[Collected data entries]
>>>>
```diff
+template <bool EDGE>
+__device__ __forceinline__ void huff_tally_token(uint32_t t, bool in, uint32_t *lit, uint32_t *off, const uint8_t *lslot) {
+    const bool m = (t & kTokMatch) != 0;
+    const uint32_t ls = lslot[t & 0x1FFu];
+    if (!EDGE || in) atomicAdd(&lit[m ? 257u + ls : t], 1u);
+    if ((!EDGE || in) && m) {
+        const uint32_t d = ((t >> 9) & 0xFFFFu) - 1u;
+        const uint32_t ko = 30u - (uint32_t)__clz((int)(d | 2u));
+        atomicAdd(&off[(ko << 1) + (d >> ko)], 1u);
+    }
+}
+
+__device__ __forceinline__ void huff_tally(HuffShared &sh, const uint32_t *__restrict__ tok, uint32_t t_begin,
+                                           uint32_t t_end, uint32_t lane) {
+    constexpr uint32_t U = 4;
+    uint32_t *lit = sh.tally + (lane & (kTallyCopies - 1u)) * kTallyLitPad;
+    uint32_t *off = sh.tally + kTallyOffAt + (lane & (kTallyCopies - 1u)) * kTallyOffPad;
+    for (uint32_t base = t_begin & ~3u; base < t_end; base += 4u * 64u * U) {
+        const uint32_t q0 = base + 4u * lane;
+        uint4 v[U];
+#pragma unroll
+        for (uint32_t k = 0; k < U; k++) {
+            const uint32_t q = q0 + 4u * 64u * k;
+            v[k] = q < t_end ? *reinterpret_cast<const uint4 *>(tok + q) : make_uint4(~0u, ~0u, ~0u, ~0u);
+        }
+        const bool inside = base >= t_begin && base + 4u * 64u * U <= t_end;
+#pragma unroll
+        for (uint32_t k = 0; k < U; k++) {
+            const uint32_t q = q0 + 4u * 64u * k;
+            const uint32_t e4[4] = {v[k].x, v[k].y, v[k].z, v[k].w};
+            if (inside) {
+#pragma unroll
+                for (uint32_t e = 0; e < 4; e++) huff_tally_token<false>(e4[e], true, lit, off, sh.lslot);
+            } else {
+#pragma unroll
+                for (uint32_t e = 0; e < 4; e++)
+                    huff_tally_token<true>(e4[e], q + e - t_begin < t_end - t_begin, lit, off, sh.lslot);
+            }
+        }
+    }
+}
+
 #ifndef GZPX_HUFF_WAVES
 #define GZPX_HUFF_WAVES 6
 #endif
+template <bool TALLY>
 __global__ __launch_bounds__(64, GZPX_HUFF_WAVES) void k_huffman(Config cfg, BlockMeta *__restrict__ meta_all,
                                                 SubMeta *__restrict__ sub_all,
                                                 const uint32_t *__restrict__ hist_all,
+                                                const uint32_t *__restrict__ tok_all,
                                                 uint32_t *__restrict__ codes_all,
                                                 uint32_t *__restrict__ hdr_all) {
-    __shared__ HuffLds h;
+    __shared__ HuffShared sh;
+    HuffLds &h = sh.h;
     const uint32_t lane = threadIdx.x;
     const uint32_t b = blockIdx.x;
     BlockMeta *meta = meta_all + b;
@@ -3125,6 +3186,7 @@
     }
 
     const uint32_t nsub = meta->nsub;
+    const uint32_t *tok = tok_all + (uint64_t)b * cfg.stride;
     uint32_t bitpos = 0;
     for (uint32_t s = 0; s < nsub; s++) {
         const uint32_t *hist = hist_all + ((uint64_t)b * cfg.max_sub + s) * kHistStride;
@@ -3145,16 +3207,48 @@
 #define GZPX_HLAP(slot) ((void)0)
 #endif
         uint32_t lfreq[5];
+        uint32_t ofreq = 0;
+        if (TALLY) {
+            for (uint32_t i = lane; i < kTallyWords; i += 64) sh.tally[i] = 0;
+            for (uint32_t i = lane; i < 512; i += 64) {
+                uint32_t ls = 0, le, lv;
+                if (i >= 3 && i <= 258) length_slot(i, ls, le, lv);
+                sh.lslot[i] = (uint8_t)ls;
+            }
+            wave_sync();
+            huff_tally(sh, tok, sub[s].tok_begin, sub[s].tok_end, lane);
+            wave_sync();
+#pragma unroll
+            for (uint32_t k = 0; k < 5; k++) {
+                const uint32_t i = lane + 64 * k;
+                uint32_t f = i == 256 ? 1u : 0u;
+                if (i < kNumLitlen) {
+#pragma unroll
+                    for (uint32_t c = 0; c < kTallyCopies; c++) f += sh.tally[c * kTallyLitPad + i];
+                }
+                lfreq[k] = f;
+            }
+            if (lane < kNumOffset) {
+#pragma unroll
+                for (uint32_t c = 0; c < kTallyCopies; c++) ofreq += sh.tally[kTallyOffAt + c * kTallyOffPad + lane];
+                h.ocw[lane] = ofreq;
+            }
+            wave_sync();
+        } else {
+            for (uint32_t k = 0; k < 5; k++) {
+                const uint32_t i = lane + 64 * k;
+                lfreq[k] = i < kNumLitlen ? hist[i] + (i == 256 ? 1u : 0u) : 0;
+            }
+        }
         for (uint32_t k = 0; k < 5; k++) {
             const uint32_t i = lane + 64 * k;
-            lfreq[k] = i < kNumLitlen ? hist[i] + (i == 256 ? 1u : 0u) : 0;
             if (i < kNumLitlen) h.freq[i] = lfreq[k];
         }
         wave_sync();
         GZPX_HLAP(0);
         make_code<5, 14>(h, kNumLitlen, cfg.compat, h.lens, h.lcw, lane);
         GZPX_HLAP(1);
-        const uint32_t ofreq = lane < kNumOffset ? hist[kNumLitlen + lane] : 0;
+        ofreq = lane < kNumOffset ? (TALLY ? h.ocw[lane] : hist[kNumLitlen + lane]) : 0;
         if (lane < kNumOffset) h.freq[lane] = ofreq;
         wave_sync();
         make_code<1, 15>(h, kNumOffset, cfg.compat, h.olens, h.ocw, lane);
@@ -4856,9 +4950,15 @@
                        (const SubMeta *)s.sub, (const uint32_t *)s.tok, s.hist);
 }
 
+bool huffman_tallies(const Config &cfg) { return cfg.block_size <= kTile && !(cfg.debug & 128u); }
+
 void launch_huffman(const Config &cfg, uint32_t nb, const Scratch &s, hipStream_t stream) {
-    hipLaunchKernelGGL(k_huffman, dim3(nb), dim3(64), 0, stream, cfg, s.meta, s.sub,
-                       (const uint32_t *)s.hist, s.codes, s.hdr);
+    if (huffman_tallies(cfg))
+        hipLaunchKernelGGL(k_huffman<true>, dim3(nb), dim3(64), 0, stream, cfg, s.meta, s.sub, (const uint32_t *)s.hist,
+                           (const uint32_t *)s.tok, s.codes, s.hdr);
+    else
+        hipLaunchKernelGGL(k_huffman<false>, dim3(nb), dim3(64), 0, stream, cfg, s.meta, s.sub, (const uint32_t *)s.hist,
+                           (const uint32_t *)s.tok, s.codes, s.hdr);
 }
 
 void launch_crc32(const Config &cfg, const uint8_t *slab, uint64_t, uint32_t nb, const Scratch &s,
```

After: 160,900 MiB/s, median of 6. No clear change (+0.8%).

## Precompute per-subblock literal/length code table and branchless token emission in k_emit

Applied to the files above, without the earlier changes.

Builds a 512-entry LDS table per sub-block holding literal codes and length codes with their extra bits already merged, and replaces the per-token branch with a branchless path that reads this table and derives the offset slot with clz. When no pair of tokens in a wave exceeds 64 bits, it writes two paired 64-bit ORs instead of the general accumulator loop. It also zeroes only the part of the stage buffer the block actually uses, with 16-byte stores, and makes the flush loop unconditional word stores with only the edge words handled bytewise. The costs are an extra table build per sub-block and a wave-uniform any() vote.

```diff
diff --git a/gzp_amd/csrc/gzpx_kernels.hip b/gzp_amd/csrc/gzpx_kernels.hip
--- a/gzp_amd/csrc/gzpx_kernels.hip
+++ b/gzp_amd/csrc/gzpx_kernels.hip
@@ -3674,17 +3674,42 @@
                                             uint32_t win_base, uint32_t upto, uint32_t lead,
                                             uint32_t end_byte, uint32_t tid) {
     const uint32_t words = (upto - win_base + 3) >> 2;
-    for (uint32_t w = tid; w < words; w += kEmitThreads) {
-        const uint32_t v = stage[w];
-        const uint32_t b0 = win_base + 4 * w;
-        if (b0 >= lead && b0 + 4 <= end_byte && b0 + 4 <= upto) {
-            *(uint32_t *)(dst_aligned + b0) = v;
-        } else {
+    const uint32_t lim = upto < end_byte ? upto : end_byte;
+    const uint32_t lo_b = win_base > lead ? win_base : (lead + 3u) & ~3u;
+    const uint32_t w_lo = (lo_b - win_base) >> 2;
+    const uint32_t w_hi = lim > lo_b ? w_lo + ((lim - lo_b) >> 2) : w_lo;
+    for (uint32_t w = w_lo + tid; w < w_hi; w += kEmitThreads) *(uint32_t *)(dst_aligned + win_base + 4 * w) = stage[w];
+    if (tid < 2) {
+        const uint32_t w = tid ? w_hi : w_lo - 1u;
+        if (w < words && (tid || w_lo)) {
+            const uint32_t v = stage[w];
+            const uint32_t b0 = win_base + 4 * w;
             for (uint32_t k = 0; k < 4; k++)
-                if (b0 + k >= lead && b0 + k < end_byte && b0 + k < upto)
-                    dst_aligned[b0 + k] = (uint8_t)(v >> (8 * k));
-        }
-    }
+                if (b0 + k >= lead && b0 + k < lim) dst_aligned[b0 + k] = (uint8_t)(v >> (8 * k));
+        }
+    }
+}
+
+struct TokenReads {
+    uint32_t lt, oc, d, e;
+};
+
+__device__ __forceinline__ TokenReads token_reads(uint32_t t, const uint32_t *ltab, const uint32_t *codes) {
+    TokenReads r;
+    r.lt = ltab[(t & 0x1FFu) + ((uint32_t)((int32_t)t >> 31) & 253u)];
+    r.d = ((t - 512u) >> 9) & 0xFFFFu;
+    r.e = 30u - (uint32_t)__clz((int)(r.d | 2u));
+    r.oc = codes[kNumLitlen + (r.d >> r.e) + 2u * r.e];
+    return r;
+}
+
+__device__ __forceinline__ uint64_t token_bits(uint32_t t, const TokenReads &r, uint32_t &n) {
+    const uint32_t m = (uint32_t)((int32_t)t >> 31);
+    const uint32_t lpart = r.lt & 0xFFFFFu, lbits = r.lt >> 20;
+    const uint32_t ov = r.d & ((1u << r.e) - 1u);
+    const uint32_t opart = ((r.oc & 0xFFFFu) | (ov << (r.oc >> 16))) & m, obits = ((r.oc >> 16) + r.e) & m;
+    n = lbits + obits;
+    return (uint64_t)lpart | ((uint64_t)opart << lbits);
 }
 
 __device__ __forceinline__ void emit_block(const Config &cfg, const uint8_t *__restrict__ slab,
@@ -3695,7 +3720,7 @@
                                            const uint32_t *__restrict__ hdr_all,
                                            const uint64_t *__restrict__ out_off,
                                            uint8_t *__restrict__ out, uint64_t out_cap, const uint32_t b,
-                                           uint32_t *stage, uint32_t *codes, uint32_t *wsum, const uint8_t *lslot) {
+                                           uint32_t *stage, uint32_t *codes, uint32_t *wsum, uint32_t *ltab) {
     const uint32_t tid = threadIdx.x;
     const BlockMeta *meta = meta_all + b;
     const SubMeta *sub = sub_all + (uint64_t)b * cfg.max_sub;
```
<<<<
>>>>
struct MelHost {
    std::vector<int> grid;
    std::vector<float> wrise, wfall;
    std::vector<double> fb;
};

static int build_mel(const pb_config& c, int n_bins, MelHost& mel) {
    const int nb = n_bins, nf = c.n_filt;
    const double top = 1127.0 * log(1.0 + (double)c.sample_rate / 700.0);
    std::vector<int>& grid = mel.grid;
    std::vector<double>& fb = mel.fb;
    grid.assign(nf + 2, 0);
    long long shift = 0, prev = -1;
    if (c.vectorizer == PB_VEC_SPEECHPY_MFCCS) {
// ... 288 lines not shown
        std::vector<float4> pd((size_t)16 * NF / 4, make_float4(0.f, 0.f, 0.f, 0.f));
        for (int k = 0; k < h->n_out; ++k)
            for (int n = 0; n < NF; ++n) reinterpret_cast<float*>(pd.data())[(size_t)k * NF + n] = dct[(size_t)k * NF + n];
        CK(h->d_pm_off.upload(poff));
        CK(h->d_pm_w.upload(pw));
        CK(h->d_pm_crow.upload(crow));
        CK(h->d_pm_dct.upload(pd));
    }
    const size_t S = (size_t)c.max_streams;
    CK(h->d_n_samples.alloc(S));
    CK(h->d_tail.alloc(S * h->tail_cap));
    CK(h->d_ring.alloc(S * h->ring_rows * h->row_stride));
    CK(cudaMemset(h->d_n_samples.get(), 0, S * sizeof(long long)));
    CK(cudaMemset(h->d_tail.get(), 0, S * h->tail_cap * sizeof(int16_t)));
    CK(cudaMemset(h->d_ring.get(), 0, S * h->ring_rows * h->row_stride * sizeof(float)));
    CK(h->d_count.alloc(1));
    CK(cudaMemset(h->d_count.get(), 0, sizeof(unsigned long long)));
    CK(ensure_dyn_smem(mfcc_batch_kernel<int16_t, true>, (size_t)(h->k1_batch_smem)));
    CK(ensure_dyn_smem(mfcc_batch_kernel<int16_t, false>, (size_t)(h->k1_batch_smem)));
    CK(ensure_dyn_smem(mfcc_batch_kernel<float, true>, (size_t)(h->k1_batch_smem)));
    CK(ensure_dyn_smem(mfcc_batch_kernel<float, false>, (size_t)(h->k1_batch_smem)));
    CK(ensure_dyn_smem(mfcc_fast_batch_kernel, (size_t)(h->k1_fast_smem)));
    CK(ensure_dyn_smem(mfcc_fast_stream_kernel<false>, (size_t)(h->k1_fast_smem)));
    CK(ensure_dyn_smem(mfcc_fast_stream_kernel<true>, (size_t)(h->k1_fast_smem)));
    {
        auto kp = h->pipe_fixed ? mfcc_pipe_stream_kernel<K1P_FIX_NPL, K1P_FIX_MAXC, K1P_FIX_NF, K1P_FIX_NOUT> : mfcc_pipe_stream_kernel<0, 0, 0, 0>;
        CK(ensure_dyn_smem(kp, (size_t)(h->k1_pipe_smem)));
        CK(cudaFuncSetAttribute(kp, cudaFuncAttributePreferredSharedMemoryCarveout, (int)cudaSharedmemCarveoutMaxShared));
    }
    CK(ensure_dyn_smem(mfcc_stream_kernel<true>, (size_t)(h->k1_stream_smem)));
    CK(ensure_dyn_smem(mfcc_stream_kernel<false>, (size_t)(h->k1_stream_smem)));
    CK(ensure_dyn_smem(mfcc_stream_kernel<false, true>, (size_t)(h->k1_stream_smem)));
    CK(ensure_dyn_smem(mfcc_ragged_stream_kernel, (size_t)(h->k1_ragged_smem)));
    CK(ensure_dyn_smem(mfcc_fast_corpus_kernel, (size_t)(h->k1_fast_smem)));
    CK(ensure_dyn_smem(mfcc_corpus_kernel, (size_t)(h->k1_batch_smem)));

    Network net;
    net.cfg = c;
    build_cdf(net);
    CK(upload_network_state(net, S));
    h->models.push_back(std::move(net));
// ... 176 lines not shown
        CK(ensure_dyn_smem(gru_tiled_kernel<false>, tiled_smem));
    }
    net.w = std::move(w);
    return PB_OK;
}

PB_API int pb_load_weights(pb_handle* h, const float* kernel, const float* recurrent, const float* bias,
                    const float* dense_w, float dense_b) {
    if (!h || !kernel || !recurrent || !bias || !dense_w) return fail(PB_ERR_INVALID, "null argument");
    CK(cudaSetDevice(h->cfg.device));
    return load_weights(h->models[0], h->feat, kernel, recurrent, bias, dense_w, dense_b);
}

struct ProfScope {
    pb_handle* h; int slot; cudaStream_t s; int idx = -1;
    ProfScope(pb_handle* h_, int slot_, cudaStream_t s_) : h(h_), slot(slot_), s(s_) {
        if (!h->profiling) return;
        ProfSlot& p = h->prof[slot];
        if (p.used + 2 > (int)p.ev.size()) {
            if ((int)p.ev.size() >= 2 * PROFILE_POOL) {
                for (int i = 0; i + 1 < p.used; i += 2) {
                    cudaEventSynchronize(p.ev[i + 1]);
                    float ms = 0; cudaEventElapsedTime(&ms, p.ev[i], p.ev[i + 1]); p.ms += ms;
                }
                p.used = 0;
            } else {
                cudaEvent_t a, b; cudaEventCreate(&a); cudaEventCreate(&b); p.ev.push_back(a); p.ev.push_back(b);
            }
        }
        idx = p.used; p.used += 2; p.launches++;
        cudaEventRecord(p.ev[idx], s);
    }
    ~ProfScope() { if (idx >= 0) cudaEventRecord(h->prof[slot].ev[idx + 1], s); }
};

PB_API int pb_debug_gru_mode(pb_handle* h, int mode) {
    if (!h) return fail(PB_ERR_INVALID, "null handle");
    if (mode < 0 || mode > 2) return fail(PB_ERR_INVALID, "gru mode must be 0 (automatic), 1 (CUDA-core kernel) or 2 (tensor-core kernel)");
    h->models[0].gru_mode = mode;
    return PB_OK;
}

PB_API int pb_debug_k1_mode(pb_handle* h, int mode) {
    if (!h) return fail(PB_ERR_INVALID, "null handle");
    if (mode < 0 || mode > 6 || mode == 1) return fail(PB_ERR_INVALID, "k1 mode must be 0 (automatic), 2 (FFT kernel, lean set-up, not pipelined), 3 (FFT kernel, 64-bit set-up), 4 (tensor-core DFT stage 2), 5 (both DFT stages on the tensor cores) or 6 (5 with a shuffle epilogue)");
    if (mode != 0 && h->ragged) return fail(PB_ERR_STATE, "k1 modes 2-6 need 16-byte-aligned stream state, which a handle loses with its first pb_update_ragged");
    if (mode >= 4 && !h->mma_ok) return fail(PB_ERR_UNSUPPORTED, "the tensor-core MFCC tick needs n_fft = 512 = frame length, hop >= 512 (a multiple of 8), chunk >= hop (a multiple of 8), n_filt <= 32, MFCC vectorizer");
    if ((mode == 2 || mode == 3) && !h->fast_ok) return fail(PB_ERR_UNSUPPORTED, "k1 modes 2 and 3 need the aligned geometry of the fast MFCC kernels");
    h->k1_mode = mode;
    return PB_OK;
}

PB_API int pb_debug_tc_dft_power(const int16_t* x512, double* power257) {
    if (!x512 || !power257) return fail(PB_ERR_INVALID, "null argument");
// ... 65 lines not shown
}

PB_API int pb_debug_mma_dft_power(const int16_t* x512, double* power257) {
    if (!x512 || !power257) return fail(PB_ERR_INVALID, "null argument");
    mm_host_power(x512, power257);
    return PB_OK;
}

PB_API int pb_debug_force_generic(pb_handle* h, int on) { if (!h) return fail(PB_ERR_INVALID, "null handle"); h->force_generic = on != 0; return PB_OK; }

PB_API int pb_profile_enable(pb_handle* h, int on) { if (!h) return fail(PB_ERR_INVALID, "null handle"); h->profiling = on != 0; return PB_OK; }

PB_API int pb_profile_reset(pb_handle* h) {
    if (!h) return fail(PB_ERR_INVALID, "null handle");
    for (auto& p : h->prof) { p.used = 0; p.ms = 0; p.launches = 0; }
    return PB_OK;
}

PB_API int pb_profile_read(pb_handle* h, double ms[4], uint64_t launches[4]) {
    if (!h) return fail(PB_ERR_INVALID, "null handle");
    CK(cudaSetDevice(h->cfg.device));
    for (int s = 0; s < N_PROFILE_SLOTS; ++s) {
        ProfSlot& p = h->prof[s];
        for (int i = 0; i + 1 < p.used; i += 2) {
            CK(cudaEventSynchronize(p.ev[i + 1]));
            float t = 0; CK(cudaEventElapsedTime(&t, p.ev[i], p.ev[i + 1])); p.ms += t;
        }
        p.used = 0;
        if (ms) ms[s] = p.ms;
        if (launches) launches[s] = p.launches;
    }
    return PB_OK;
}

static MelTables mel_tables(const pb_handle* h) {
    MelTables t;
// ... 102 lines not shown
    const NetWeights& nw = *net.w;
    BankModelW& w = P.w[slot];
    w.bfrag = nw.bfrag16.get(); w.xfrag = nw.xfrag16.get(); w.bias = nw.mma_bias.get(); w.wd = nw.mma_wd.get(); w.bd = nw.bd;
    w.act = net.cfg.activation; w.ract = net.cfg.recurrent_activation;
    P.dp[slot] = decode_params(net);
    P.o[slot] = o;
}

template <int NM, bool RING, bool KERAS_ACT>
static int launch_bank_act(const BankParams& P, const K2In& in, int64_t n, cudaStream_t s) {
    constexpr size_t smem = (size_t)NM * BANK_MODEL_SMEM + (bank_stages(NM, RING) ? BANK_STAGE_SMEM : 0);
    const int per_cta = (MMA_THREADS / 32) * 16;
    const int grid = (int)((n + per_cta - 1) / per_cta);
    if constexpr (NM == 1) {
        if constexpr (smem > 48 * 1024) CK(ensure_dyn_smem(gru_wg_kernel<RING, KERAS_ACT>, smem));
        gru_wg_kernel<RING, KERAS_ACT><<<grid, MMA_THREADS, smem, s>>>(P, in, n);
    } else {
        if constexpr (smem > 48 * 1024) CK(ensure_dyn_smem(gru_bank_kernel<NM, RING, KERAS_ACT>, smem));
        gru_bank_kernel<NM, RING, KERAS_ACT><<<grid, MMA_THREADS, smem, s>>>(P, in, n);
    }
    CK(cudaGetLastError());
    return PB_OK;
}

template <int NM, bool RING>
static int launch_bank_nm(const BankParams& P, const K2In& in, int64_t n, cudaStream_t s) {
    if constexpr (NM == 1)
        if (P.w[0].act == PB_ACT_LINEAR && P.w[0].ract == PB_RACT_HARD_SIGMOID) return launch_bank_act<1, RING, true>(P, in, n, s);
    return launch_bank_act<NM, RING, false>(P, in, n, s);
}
<<<<
Your answer should consist of each line above in which "literal" appears.

Exercise solution
## Precompute per-subblock literal/length code table and branchless token emission in k_emit
Builds a 512-entry LDS table per sub-block holding literal codes and length codes with their extra bits already merged, and replaces the per-token branch with a branchless path that reads this table and derives the offset slot with clz. When no pair of tokens in a wave exceeds 64 bits, it writes two paired 64-bit ORs instead of the general accumulator loop. It also zeroes only the part of the stage buffer the block actually uses, with 16-byte stores, and makes the flush loop unconditional word stores with only the edge words handled bytewise. The costs are an extra table build per sub-block and a wave-uniform any() vote.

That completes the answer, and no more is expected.